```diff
@@ -244,6 +244,57 @@
 void expand_codes(const uint64_t* w, size_t b, size_t e, char* out);
 void expand_codes_scalar(const uint64_t* w, size_t b, size_t e, char* out);
 void expand_packed_tail(const uint64_t* w, char* seq, uint64_t x, uint64_t end, const mtg_gap_result* res, const mtg_filled* fil, size_t n, int nthreads);
+void expand_codes_stream(const uint64_t* w, size_t b, size_t e, char* out);
+
+class TailExpansion;
+class TailHelpers {
+public:
+    explicit TailHelpers(int nthreads);
+    ~TailHelpers();
+    static TailHelpers& get();
+    int size() const { return (int)threads_.size(); }
+    void offer(TailExpansion* t, size_t released);
+    void withdraw(TailExpansion* t);
+private:
+    void loop();
+    std::vector<std::thread> threads_;
+    std::mutex m_;
+    std::condition_variable cv_, left_cv_;
+    std::vector<TailExpansion*> tasks_;
+    size_t turn_ = 0;
+    int sleeping_ = 0;
+    bool stop_ = false;
+};
+class TailExpansion {
+public:
+    enum { PIECES = 256 };
+    TailExpansion(const uint64_t* w, char* seq, uint64_t x, uint64_t end, const mtg_gap_result* res, const mtg_filled* fil, size_t n, TailHelpers* helpers,
+                  bool stream = false, size_t max_pieces = PIECES);
+    ~TailExpansion() { if (helpers_) helpers_->withdraw(this); }
+    TailExpansion(const TailExpansion&) = delete;
+    TailExpansion& operator=(const TailExpansion&) = delete;
+    uint64_t words() const { return words_; }
+    void arrived(uint64_t words);
+    bool step() { if (!take()) return false; own_++; return true; }
+    void finish();
+    size_t pieces() const { return npieces_; }
+    size_t own_pieces() const { return own_; }
+private:
+    friend class TailHelpers;
+    bool take();
+    void run_piece(size_t c);
+    const uint64_t* w_;
+    char* seq_;
+    uint64_t x_, end_, words_ = 0;
+    const mtg_gap_result* res_;
+    const mtg_filled* fil_;
+    size_t n_, npieces_ = 0, released_ = 0, own_ = 0;
+    std::vector<uint64_t> bound_;
+    TailHelpers* helpers_;
+    bool stream_, offered_ = false, finished_ = false;
+    std::atomic<size_t> next_{0}, ready_{0};
+    int inside_ = 0;
+};
 void* pinned_alloc(size_t bytes);
 void pinned_free(void* p);
 int host_register(void* p, size_t bytes);
diff --git a/mindthegap_amd/csrc/mtg_tuning.h b/mindthegap_amd/csrc/mtg_tuning.h
--- a/mindthegap_amd/csrc/mtg_tuning.h
+++ b/mindthegap_amd/csrc/mtg_tuning.h
@@ -10,6 +10,9 @@
 #define MTG_TUNABLES(X) \
     X(POOL_THREADS, "", "cap", "size of the host worker pool (default: the CPUs the process may use -- hardware threads, affinity mask, cgroup quota -- at most 64); read when the pool starts") \
     X(PACKED_SEQ_SHARE, "0.75", "cap", "share (0..1) of a whole-batch launch's sequence arena that crosses the link 2-bit packed, the host expanding it to ASCII (0: every byte as ASCII)") \
+    X(PACKED_SEQ_CHUNK, "2097152", "cap", "bytes of the packed tail per copy: the tail crosses the link in pieces of this size (at most 16 per batch) and the host expands what has arrived while the rest is on the link") \
+    X(EXPAND_HELPERS, "", "cap", "threads that help the batches' own threads expand packed tails (default: half the worker pool's size, at most 8; 0: every batch expands alone); read when the first packed tail arrives") \
+    X(EXPAND_STREAM, "", "ab", "the expansion of a packed tail writes with non-temporal stores (profiles/packed_pieces_ab.txt: faster in two runs of three at share 1, not decided)") \
     X(COPY_SLOTS, "3", "cap", "batches of a device that copy their results to the host at the same time (0: no limit); more copies at once share the link worse") \
     X(UPLOAD_OWN_STREAM, "", "ab", "every batch uploads its input on its own stream instead of the device's one upload stream (three uploads at a time take the link from the downloads: profiles/r04_text_entry.txt)") \
     X(SPARSE_ADJ_LOAD, "0.49", "cap", "load factor of the sparse junction table, as a share of the dense one's; 0.7 overflows the displacement range at human scale") \
```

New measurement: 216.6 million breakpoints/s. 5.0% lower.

——

**GOAL OF THE EXERCISE**
Across the entries, state how many lines contain "vector", giving the number only.

**ANSWER SECTION**
3